What If It Rains?
A reflection on ADHD medication and "What If It Rains?" by Phoebe Purtill. Sometimes the world can't change, but then it becomes something that fits because you waited. Not everything bleeds from stones, but if you create and create - sharing might care to impart a fair go.
Medication. Dexamfetamine. Scary shit according to critics, but one thing is correct from the "naysayers". Medication isn't the only solution. In two weeks, I celebrate a year of ADHD stimulants (Vyvanse) as the only treatment I've ever stuck with. I'd say I've tried being good but in reality, it's not that simple. I wish I could say everything that would fawn approval from friends, doctors, family, and strangers. I could grip faucets of rainwater, tight as my hold to pretend the world is shit when I'm the biggest stinker to forget my past year. I marry my fiancee in 2027, when I've previously vowed I'd never. I have friends in great places, making new friends and revisiting plants of friends I forgot to water. They're still there if I show them attention.
I've watched Superman 2025 and Knights of the Seven Kingdoms and I've still got water to flood the pool outside. I had the best Christmas last year, since I was in school. I live in one of the richest countries in the world with parents that can offer me more than money can give. Parents. I used to think I was Bruce Wayne when I'm a Clark Kent smiling in a mine of kryptonite. A Ser Duncan of season one, I've been pommelled into the mud. It took beatings to get here, but I got up on this Friday the 13th. The person who I believed to threaten my pride, instead gifted me the answer I needed for humility. I saw myself reflected in a shared poem, Alone by Edgar Allan Poe. That's when it rained.
I've predicted the weather ever since I was a kid. The playtime of loneliness looked at skies, just to stay put when showers were predicted. When I was to be cleaned, I screamed instead. Toy Story was my shelter, The Aristocats too yet I still yelp in mind when the butler steals my friends! Maybe screaming was and is a way to communicate with mum that I need to be back inside the comfort zone, snuggled next to my first home. My screams always predicted tears and fears fountained only Batman, Spider-Man, Woody, or Theodore my first teddy would comfort. My mother would soothe me with eyes only a sister could share. My mum, no cumulonimbus, or so I thought. Only mine felt the capacity to hold clouds, but I recall the Brown Lake of Stradbroke Island. It's hard to see dark clouds with a brown cow's nose for a pupil's surrounds.
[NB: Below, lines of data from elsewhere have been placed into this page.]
diff --git a/videotgb_amd/ops.py b/videotgb_amd/ops.py
--- a/videotgb_amd/ops.py
+++ b/videotgb_amd/ops.py
@@ -1325,6 +1325,55 @@
     return lv
 
 
+def raft_stem_pack(w: Tensor, code: int) -> Tensor:
+    w = w.float()
+    if code != F32:
+        w = w * (2.0 / 255.0)
+    wp = torch.zeros(64, 4, 4, 2, 2, 3, dtype=torch.float32, device=w.device)
+    for tY in range(4):
+        for py in range(2):
+            ky = 2 * tY + py - 1
+            if ky < 0:
+                continue
+            for dX in range(4):
+                for px in range(2):
+                    kx = 2 * dX + px - 1
+                    if kx >= 0:
+                        wp[:, tY, dX, py, px, :] = w[:, :, ky, kx]
+    wp = torch.nn.functional.pad(wp.reshape(64, 4, 48), (0, 16))
+    if code == BF16:
+        wp = torch.stack([wp, wp], 1)
+    if code in (BF16X3, F16C8):
+        wp = conv_k_order(split3(wp.reshape(64, 4, 1, 64)))
+    return wp.reshape(64, -1).contiguous()
+
+
+def raft_stem(images: Tensor, w: Tensor, bias: Tensor, variant: int = 1, out_kind: int = L.CONV_OUT_F32, out: Optional[Tensor] = None,
+              workspace: Optional[Tensor] = None):
+    _need_cuda(images)
+    dev = images.device
+    images = images.contiguous().float()
+    n, _, H, W = images.shape
+    M2 = n * (H // 2) * (W // 2)
+    pair = out_kind != L.CONV_OUT_F32
+    packed = _bf16_exact(raft_stem_pack(w.to(dev), BF16X3))
+    bias_t = bias.to(dev).contiguous().float()
+    if out is None:
+        out = torch.empty(M2, 128, dtype=torch.int16, device=dev) if pair else torch.empty(M2, 64, dtype=torch.float32, device=dev)
+    assert out.is_contiguous() and out.numel() >= M2 * (128 if pair else 64) and out.dtype == (torch.int16 if pair else torch.float32)
+    moments = None if pair else torch.empty(n, 64, 2, dtype=torch.float32, device=dev)
+    a = L.RaftStemArgs(n, H, W, variant, out_kind, images.data_ptr(), packed.data_ptr(), bias_t.data_ptr(), out.data_ptr(), _ptr(moments), None, 0)
+    need = L.lib().vtgb_raft_stem_workspace_bytes(C.byref(a))
+    if need == 0:
+        L.check(L.lib().vtgb_raft_stem(C.byref(a), _stream()))
+    ws = workspace if workspace is not None else _ws.get(need, dev)
+    assert ws.numel() >= need
+    a.workspace, a.workspace_bytes = ws.data_ptr(), ws.numel()
+    L.check(L.lib().vtgb_raft_stem(C.byref(a), _stream()))
+    torch.cuda.current_stream().synchronize()
+    return out if pair else (out, moments)
+
+
 class RaftEncoderWeights(_WeightTable):
 
     def __init__(self, sd: Dict[str, Tensor], prefix: str, batch_norm: bool, code: int = BF16):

It rained today. My mother wasn't here. The mirrors of my nan's old bathroom occasionally holds my house's company. The Man in Black. The same old parted hair from Woody's times. My kryptonite speaks with me everyday. I let them beat me with their face, arms and legs. They're still very alien but I let them live. I pull from any retaliation. When I listen, profound circumstances begin that may as well be dreams. It's a jazz night date, an encouragement to help finish assignments. Four dollar friends, conversation withstanding that I initiated. A conversation with an ibis. "I put the first homosexual on the moon," from my fresh annual Easter Sunday Facebook profile. The doctor who first examined my handheld form fumbled his phone in the appointment room. Hair cuts of shoulder length distance from the past. Red hair. Short hair. A theatre audition, where I scream again with breath shakes and no tears. A poem:
It rained today.
It was blue.
A plane passed.
"I'm not a toy,"
I scream alone.
I won't ever stop screaming as I scream I'm listening. I've been predicted as high when I was listening. I'm in my head as the next bloke who allegedly said he lost his phone. Yet, I find I'm the one who cries as I'm home only to let myself steam. I don't want to be alone. I rid myself of poems - the folks - I write about that way. My best work is when I notice a gesture of a samaritan or find something amusing. I can't steam anymore. Maybe I should breathe more. I'm asthmatic and had croup once. Apparently it can be described as drowning. I can't remember being sick like this but if someone were to say, "We all arrive in the world screaming," I can confidently respond, "So what if it rains? We're breathing."
All thanks to Dexamfetamine and an ecstatic reflection of What If It Rains by Phoebe Purtill.